YOUR OBJECTIVE: From the records that follow, copy every line that contains the word "char".

SOURCE INFORMATION:
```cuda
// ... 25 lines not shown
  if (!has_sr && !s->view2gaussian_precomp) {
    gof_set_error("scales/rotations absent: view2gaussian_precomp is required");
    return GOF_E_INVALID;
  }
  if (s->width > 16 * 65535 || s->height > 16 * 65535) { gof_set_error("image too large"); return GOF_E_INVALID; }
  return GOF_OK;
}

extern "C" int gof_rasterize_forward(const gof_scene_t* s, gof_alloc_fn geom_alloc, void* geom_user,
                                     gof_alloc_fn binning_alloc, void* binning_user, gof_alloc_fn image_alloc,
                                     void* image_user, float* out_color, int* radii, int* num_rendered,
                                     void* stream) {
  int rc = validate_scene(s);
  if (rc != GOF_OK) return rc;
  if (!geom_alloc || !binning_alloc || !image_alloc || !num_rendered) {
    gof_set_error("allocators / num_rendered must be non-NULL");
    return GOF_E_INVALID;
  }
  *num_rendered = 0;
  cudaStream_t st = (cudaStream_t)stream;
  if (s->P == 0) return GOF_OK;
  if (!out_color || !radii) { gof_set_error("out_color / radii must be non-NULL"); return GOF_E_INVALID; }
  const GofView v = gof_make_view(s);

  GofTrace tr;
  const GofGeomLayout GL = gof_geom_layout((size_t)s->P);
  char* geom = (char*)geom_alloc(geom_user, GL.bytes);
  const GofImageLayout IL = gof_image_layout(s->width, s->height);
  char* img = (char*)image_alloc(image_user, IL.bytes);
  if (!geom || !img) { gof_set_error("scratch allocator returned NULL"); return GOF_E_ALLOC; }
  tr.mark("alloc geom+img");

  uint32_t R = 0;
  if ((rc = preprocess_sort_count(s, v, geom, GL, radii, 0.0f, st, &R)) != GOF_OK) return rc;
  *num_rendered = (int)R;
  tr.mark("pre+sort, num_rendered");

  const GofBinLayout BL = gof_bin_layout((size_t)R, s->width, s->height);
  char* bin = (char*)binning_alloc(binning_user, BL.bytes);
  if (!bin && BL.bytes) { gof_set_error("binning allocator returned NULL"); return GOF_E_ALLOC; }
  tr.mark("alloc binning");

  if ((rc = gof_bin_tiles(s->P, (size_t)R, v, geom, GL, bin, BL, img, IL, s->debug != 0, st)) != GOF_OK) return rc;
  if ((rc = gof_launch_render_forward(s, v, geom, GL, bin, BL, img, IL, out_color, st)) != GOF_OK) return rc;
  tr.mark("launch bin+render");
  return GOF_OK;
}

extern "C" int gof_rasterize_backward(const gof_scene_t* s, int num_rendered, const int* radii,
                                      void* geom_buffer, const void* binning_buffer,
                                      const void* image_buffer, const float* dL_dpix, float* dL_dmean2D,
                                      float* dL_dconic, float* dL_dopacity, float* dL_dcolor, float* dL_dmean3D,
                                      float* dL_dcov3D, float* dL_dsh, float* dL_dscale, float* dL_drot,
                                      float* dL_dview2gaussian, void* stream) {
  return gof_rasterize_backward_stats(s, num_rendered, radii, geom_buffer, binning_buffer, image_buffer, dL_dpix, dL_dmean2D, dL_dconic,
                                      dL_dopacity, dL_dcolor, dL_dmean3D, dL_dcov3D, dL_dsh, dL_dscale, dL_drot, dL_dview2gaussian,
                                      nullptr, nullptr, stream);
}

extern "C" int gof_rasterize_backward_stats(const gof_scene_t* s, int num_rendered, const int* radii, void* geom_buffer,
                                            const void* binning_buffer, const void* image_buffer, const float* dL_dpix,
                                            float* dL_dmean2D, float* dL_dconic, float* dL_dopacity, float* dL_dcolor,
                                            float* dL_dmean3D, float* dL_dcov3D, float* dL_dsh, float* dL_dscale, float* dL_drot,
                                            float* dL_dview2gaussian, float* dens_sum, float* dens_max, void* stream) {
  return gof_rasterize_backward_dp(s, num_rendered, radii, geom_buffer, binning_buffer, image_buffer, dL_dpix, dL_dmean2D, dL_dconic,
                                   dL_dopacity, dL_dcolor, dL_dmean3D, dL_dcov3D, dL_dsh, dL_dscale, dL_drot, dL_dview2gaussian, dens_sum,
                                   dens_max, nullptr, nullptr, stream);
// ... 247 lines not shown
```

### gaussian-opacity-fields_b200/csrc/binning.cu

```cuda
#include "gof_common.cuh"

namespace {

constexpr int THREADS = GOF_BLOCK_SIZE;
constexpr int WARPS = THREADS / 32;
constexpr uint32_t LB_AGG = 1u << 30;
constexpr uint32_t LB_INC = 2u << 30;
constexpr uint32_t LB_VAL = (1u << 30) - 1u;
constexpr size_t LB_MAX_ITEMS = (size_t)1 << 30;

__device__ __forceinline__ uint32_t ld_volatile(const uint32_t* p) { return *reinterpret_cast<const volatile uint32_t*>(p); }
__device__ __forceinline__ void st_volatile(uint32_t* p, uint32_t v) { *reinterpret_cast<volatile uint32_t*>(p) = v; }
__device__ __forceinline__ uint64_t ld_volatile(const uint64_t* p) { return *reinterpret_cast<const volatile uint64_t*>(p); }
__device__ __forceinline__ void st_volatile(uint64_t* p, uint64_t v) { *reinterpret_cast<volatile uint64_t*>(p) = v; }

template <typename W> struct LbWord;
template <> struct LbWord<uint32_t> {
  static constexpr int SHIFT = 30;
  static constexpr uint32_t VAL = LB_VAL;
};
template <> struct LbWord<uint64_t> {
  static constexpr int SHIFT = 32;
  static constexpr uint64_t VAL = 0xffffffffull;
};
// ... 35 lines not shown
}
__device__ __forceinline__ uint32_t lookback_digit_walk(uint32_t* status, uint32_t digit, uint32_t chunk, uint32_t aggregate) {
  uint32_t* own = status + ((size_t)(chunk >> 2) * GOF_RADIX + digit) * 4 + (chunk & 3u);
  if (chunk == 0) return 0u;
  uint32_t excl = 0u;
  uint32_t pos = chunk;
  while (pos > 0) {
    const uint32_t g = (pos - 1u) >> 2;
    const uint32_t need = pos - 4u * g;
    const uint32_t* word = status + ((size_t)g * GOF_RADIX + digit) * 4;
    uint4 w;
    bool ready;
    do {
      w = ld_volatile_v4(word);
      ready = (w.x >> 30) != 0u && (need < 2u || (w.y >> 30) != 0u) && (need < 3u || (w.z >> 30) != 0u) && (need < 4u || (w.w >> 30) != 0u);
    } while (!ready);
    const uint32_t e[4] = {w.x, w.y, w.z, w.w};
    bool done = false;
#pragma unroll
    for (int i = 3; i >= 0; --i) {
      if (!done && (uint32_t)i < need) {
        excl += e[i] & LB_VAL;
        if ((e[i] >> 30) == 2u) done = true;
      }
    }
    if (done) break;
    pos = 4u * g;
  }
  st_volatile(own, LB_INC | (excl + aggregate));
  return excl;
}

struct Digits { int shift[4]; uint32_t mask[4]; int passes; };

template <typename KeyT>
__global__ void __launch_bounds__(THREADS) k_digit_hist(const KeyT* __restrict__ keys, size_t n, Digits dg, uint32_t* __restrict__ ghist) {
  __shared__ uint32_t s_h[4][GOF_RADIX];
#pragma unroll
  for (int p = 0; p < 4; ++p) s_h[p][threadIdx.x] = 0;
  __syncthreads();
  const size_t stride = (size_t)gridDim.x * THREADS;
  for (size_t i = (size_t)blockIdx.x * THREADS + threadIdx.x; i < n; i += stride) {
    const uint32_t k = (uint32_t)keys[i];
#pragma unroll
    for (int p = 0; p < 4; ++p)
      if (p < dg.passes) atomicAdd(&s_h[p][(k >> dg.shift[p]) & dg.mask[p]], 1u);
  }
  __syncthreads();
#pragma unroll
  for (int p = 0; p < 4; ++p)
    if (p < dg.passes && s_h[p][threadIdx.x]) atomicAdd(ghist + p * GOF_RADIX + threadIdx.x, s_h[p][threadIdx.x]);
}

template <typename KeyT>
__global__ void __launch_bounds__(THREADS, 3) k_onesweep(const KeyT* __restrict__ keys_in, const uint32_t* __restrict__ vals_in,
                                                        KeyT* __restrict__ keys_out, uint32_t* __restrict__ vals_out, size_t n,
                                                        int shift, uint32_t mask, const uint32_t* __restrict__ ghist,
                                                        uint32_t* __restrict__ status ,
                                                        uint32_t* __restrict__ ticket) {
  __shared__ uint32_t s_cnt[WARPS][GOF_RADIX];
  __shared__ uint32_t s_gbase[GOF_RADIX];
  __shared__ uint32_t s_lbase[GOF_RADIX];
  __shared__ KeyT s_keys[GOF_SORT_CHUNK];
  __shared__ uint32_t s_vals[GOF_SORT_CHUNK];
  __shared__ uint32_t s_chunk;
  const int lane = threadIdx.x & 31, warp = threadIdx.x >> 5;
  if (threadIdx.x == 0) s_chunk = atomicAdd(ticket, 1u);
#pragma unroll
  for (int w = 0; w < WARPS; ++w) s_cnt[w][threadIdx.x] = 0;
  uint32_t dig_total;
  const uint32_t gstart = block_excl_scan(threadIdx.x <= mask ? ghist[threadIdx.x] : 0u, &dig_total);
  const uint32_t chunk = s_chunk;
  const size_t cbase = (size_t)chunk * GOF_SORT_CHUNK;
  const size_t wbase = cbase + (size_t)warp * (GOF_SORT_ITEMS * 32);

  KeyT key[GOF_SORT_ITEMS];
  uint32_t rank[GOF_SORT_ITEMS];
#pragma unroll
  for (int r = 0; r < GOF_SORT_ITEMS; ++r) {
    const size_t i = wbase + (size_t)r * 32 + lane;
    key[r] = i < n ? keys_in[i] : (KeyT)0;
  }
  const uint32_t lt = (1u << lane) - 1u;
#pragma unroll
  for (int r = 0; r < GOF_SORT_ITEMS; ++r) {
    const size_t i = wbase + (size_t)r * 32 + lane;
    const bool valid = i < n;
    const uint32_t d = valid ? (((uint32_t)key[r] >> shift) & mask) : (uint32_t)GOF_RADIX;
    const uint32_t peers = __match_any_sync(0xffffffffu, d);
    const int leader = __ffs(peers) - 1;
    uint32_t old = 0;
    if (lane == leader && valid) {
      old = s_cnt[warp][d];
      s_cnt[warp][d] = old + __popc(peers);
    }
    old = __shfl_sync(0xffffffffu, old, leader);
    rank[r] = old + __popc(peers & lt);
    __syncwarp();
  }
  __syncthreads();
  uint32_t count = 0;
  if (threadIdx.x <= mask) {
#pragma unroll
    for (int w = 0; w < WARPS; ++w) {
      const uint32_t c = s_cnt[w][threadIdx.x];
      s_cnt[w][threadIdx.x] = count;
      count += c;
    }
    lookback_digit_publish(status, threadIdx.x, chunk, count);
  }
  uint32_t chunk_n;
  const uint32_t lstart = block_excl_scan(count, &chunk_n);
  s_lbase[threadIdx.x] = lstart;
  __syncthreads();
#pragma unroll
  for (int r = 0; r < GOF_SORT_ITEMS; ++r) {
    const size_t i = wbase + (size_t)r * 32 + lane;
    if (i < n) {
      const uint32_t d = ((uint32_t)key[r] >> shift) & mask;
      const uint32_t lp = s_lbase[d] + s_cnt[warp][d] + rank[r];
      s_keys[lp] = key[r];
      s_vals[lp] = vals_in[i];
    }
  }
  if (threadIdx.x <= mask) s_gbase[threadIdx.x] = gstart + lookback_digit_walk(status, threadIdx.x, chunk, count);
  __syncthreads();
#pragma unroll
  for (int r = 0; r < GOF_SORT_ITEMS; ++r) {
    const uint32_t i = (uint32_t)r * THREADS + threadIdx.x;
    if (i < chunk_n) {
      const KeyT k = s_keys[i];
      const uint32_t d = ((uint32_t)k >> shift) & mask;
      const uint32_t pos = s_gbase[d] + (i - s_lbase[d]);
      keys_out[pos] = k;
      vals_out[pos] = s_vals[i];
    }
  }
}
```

RESULT:
  char* geom = (char*)geom_alloc(geom_user, GL.bytes);
  char* img = (char*)image_alloc(image_user, IL.bytes);
  char* bin = (char*)binning_alloc(binning_user, BL.bytes);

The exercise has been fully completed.